**PROBLEM DESCRIPTION:**
Whenever a line contains the string "auto", copy it out of the entries.

#### DATA LISTING ####

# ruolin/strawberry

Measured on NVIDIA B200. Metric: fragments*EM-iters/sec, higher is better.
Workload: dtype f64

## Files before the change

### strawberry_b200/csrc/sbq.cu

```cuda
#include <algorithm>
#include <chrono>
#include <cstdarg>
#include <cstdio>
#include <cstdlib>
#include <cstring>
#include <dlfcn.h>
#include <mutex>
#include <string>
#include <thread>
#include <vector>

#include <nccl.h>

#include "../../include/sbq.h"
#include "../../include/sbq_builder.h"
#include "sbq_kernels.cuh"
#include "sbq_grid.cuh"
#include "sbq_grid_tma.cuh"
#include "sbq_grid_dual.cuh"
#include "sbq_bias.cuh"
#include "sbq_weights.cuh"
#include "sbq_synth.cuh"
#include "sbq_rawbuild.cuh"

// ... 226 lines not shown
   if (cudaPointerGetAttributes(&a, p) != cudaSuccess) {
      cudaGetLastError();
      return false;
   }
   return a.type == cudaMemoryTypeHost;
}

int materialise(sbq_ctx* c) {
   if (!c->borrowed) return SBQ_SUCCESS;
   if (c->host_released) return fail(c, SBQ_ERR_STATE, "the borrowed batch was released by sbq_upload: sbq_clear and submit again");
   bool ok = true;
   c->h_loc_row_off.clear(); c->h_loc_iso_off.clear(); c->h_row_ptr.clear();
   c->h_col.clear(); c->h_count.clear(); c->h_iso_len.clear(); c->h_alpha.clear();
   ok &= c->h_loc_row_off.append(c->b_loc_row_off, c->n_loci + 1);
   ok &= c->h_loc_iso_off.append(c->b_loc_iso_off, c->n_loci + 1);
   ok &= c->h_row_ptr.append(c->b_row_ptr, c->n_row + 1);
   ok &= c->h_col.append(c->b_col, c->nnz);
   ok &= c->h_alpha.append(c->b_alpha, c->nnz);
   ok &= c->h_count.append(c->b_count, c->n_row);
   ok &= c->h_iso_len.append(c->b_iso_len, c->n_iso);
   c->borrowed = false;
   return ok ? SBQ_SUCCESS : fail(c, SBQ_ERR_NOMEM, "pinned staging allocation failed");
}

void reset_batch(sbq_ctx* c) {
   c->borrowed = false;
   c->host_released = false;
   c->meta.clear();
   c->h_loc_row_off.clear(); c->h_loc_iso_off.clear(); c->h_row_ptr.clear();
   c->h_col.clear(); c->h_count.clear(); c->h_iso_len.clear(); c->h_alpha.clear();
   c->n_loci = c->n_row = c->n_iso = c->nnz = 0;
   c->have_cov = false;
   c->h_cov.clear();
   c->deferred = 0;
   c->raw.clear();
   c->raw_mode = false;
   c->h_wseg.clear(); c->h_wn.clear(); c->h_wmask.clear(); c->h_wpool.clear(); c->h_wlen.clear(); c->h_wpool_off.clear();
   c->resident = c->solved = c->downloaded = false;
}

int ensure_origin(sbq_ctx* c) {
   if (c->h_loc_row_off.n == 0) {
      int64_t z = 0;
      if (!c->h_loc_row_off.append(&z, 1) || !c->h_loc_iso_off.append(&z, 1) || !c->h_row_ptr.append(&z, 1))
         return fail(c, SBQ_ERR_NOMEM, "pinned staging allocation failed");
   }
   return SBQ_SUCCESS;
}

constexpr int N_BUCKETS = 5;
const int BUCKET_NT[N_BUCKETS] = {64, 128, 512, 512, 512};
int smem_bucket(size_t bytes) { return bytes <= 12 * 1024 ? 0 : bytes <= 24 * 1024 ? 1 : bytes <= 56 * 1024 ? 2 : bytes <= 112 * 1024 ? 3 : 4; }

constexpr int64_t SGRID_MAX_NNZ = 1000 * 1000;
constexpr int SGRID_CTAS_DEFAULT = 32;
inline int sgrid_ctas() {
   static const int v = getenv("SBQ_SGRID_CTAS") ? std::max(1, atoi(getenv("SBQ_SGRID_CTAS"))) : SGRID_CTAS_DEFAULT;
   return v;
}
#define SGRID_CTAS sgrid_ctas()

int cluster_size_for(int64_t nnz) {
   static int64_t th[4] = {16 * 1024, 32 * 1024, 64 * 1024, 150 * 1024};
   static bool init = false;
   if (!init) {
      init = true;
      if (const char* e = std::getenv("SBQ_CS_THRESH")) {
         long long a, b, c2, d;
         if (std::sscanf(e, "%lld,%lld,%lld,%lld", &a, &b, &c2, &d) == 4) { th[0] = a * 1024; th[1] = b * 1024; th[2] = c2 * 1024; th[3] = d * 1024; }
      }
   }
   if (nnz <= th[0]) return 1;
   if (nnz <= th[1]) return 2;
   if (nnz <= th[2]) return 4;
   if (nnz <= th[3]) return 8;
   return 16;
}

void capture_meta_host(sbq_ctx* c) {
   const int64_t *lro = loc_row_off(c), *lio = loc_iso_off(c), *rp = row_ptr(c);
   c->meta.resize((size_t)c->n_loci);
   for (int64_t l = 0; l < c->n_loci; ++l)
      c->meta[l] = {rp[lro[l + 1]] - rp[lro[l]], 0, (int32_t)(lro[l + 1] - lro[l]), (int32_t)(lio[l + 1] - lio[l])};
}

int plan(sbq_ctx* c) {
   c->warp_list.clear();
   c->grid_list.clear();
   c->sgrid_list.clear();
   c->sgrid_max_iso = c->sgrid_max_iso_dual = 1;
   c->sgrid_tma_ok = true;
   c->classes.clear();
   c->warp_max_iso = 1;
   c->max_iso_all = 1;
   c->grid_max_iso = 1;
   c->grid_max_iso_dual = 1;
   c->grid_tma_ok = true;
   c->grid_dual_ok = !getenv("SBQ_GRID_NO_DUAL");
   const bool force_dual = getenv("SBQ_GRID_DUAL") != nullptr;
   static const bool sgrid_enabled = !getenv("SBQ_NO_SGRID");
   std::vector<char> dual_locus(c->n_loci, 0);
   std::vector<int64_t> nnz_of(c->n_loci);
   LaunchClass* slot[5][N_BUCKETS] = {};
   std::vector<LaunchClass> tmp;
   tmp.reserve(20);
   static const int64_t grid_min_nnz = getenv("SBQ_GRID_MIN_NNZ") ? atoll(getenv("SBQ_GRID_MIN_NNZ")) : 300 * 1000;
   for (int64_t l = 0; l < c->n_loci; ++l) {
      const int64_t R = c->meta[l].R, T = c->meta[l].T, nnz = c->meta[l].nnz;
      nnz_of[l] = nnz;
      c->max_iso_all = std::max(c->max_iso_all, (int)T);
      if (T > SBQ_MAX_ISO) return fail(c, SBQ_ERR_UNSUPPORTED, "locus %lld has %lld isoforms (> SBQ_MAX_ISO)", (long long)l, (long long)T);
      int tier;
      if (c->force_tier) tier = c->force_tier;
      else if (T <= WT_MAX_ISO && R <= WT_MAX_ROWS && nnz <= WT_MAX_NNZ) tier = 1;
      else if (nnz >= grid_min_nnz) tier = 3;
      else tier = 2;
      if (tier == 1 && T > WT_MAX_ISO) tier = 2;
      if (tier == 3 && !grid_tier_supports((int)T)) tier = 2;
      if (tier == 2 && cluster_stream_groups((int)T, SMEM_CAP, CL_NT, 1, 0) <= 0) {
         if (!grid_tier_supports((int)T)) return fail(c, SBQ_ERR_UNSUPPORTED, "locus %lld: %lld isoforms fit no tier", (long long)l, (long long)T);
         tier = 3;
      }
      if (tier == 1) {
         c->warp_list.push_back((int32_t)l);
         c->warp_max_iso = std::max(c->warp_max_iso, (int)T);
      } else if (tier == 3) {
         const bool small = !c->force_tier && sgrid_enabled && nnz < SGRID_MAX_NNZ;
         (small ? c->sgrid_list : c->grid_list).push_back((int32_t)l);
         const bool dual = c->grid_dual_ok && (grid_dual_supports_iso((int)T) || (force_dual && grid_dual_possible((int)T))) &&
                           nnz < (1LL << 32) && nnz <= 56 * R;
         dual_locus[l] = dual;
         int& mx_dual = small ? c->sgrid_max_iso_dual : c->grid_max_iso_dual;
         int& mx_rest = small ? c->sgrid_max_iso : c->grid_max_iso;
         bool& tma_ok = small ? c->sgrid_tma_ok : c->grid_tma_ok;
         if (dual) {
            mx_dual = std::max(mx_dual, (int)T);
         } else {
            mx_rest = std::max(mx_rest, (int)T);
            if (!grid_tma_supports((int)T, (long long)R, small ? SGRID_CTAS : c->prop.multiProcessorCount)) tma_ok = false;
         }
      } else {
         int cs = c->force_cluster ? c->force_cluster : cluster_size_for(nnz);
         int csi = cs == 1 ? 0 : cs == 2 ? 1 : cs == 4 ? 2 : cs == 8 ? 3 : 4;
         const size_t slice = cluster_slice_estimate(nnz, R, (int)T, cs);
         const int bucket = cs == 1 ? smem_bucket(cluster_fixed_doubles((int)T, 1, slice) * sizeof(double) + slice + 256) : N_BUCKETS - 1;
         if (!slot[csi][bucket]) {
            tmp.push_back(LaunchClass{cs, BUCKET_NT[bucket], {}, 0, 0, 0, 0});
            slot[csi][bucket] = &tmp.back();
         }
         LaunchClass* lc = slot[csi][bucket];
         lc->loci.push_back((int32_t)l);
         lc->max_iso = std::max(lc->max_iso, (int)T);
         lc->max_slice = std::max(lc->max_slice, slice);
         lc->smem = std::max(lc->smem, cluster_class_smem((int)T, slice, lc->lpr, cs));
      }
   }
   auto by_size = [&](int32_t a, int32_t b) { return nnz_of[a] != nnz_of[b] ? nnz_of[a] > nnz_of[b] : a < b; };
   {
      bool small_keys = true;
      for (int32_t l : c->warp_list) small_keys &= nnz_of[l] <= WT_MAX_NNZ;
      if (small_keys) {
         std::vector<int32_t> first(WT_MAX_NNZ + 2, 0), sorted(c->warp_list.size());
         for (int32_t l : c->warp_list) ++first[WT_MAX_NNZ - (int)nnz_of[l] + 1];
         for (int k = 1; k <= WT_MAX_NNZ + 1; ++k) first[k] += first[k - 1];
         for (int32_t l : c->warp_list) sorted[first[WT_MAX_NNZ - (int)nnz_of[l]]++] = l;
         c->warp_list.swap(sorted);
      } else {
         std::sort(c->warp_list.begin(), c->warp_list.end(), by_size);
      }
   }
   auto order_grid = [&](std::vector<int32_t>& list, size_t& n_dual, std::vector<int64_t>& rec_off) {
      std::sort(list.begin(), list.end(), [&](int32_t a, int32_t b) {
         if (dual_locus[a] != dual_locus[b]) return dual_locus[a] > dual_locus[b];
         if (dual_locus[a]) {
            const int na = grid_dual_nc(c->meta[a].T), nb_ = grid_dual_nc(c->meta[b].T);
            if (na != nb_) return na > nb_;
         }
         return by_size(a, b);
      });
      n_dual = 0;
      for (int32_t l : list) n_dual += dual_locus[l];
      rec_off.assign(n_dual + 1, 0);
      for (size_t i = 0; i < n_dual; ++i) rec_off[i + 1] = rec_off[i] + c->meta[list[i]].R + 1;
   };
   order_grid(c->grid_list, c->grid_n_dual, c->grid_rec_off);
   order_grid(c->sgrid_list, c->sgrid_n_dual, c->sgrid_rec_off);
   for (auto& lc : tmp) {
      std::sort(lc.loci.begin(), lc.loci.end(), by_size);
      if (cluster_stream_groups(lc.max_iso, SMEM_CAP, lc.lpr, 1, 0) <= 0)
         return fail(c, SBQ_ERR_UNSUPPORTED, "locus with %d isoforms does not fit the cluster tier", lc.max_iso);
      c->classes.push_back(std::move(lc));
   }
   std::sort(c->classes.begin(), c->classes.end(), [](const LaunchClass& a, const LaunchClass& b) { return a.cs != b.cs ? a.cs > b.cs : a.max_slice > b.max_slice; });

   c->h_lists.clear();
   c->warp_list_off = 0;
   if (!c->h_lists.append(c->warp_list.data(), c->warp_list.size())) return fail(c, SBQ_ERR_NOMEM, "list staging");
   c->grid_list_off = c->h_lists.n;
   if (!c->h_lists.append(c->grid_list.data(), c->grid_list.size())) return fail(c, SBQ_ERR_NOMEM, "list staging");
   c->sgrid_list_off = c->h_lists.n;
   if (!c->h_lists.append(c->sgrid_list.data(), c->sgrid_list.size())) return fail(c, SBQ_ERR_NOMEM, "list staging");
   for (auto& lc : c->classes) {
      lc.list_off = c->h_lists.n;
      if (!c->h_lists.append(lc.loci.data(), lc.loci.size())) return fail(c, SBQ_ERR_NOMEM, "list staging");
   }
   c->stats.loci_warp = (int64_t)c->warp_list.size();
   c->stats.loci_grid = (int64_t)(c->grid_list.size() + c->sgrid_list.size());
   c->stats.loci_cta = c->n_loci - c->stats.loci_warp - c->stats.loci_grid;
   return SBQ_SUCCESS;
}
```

####

**ANSWER TO THE EXERCISE:**
   auto by_size = [&](int32_t a, int32_t b) { return nnz_of[a] != nnz_of[b] ? nnz_of[a] > nnz_of[b] : a < b; };
   auto order_grid = [&](std::vector<int32_t>& list, size_t& n_dual, std::vector<int64_t>& rec_off) {
   for (auto& lc : tmp) {
   for (auto& lc : c->classes) {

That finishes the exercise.